What this task involves> Among the entries, find the lines with the string "hnum" and report them.

The records>

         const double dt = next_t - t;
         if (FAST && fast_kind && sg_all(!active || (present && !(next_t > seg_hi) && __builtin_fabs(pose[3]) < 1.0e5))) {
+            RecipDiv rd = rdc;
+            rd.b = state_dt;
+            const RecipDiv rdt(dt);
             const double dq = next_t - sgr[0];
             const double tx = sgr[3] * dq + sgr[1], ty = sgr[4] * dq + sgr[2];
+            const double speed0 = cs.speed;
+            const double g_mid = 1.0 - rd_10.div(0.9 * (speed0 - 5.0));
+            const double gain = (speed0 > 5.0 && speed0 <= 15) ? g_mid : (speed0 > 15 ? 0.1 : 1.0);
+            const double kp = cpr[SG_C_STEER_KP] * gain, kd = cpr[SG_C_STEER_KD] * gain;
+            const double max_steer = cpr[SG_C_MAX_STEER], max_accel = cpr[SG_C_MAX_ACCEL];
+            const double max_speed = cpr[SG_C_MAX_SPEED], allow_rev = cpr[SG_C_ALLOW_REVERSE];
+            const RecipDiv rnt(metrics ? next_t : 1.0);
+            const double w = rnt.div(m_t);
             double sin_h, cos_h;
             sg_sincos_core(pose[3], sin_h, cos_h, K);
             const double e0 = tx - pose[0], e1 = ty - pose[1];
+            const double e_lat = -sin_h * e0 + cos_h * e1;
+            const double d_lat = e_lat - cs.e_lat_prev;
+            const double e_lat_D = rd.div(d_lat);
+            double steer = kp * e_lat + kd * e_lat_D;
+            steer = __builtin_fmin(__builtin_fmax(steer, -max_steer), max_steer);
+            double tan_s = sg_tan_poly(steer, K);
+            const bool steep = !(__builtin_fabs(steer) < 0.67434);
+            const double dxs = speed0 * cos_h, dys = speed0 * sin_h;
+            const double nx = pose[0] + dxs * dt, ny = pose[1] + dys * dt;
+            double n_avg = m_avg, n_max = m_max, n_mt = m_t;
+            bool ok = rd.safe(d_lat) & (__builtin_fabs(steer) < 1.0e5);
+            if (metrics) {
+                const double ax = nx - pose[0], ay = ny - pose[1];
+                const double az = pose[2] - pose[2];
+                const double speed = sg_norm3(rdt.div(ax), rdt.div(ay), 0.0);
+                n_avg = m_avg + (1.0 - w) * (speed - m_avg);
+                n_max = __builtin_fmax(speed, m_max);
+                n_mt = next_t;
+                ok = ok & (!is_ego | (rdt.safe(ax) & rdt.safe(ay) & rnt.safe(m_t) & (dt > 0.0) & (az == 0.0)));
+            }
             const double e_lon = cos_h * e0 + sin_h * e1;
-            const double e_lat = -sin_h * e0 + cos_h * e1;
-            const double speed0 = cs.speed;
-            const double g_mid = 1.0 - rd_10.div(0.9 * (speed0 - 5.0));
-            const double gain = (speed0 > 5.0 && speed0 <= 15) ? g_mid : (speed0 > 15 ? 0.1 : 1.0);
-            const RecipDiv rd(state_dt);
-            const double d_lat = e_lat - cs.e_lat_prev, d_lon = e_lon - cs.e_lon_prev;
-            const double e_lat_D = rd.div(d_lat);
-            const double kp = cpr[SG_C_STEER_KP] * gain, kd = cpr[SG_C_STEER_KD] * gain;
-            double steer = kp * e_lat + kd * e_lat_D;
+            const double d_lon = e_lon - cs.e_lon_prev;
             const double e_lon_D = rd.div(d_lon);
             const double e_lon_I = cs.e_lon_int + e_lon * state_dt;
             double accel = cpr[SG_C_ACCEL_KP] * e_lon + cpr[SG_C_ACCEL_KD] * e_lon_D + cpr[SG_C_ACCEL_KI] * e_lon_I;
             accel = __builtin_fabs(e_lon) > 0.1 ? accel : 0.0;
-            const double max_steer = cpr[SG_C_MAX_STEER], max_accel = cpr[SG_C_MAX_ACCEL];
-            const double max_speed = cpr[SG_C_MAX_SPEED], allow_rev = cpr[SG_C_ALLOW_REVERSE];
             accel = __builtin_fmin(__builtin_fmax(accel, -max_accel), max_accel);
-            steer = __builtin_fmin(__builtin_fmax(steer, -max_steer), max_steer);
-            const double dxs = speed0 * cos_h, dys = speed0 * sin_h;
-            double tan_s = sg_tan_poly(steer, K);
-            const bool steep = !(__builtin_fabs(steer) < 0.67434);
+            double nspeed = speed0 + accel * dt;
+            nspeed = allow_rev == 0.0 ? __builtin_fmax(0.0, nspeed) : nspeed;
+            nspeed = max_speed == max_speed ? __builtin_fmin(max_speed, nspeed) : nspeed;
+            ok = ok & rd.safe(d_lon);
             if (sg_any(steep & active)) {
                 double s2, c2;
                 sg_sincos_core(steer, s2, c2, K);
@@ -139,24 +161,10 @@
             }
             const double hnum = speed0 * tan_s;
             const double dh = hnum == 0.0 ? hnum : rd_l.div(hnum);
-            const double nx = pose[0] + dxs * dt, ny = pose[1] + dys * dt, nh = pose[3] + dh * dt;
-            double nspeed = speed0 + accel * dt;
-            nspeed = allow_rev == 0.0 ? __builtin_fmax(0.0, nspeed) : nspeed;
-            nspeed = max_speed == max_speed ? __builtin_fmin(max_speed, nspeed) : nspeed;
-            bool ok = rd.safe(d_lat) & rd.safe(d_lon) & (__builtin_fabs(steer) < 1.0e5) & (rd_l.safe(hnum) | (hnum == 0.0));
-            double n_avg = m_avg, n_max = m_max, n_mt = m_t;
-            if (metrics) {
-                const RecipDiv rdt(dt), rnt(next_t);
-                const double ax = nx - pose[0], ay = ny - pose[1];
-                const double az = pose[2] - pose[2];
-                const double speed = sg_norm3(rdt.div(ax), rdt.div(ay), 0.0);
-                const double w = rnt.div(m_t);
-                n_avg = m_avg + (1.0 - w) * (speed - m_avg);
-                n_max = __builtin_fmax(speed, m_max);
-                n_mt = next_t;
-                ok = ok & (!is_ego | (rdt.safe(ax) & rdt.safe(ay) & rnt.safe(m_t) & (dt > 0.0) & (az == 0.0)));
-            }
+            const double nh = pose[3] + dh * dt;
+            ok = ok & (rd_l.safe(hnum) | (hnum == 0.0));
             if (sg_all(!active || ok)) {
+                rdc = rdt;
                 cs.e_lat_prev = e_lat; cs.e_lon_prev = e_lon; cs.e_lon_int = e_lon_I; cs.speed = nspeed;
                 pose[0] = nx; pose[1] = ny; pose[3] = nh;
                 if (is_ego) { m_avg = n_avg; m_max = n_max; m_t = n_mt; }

Written answer>
             const double hnum = speed0 * tan_s;
             const double dh = hnum == 0.0 ? hnum : rd_l.div(hnum);
-            bool ok = rd.safe(d_lat) & rd.safe(d_lon) & (__builtin_fabs(steer) < 1.0e5) & (rd_l.safe(hnum) | (hnum == 0.0));
+            ok = ok & (rd_l.safe(hnum) | (hnum == 0.0));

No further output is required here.